AI-Facial-Attendence
AI-Facial-Attendence copied to clipboard
Complete Web App for taking online attendance using AI based Facial Recognition.
Complete Web App for taking online attendance using AI based Facial Recognition. Designed from scratch using React + Tailwind with Python backend. OpenCV used for Face detection and recognition.
Setup
1. Install Front-end
To run the front-end:
-
Clone the repository.
-
Navigate to the cloned repository and install dependencies by running:
npm install
- Now, start the server
npm start
2. Install Back-end
-
The project requires python 3.7. Other versions may create issues.
-
Install MongoDB using their documentation and start the MongoDB server.
-
Navigate to
backend/
folder and install the python dependencies:
pip install -r requirements.txt
- Run main.py
3. Connect front-end to back-end
- Note the local host url the backend server is running at (as given in the terminal output).
Paste this url in
config/api.js
eg:
// End point of your flask api.
export const apiEndPoint = 'http://127.0.0.1:5000/';
Preview







WorkFlow
- User(Teacher) signs in.
- Teacher creates a new course by giving information, and dataset.

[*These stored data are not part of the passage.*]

# fpgasystems/GPU-FPGA-Recommendation-System

Hardware: AMD Instinct MI355X
Metric: inferences/sec at batch 256 (higher is better)
Workload: dtype f32; 1 GPU; Model-A (embedding_47_krnl: 47 tables, 1.415 GB) batch=256, fp32 FC 352-1024-512-256-1, all tables resident in one GPU's HBM; hash-filled tables, uniform per-table indices; index rows resident in HBM when the timed region starts (1024 rotating buffers), scores left in HBM (the bench contract's definition of `value`); value_pcie_inclusive = the reference's own loop (cuda_server.c:460-461,494-495): ; batch=256, driver_threads=2, workers_per_thread=2, batches_per_launch=64, parallelism=replicas x1

## Files before the change

### gpu-fpga-recommendation-system_amd/csrc/fr_api.cpp

```cpp
#include <chrono>
#include <cmath>
#include <cstdarg>
#include <cstdio>
#include <cstdlib>
#include <cstring>
#include <new>

#include "fr_internal.h"

static thread_local char g_err[512] = "";

void fr_set_error(const char *fmt, ...) {
    va_list ap;
    va_start(ap, fmt);
    vsnprintf(g_err, sizeof(g_err), fmt, ap);
    va_end(ap);
}

#ifdef FR_EXPERIMENTS
int fr_knob_env(const char *name, int dflt) {
    const char *e = getenv(name);
    return e ? atoi(e) : dflt;
}
#endif
// ... 1328 lines not shown
static int pipeline_flush(fr_worker *w) {
    while (w->n_active > 0) {
        int rc = pipeline_step(w);
        if (rc) return rc;
    }
    return FR_OK;
}

static int fused_group_initial() {
    const int g = FR_KNOB_ONCE("FUSED_GROUP", FR_FUSED_DEFAULT_BATCHES);
    return g < 1 ? 1 : (g > FR_FUSED_MAX_QUEUE ? FR_FUSED_MAX_QUEUE : g);
}
static int fused_group(const fr_ctx *c) { return c->stream_group.load(std::memory_order_relaxed); }

static bool fused_eligible(const fr_ctx *c) {
    const int enabled = FR_KNOB_ONCE("FUSED", 1);
    const int32_t *fc = c->model.fc;
    if (!enabled || c->n_shards != 1 || c->model.layout != FR_LAYOUT_SEMANTIC) return false;
    if (c->fc_precision == FR_FC_FP8) return frk_fused_f8_ok(fc[0], fc[1], fc[2], fc[3]);
    if (c->fc_precision == FR_FC_BF16) return frk_fused_h_ok(fc[0], fc[1], fc[2], fc[3]) || c->hk_ok == 1;
    return frk_fused_ok(fc[0], fc[1], fc[2], fc[3]);
}

extern "C" int fr_ctx_set_stream_group(fr_ctx *ctx, int batches_per_launch) {
    if (!ctx) FR_FAIL(FR_ERR_INVALID, "ctx is NULL");
    if (batches_per_launch < 1 || batches_per_launch > FR_FUSED_MAX_QUEUE)
        FR_FAIL(FR_ERR_INVALID, "batches_per_launch %d outside [1, %d]", batches_per_launch, FR_FUSED_MAX_QUEUE);
    ctx->stream_group.store(batches_per_launch, std::memory_order_relaxed);
    return FR_OK;
}

extern "C" int fr_ctx_set_small_block(fr_ctx *ctx, int max_batches) {
    if (!ctx) FR_FAIL(FR_ERR_INVALID, "ctx is NULL");
    if (max_batches < 0 || max_batches > 8) FR_FAIL(FR_ERR_INVALID, "max_batches %d outside [0, 8]", max_batches);
    ctx->small_block.store(max_batches, std::memory_order_relaxed);
    return FR_OK;
}

extern "C" int fr_ctx_stream_group(const fr_ctx *ctx) { return (ctx && !ctx->cpu && fused_eligible(ctx)) ? fused_group(ctx) : 1; }
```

- Dataset includes a folder having pictures of students enrolled in the course, shot by their webcams.
- Upon creation, the data is sent to the backend and model is trained for the given course.
- To take attendence, the teacher starts a new session of the course.
- A unique code is generated which teacher sends out to the students.
- Students navigate to
/markattendence
page and paste the code. - Students are then shown a page where they allow webcam, capture a shot and mark attendence. Using the trained model, their attendance is marked.
- Teacher can download attendence reports of a course in form of csv from the sessions page.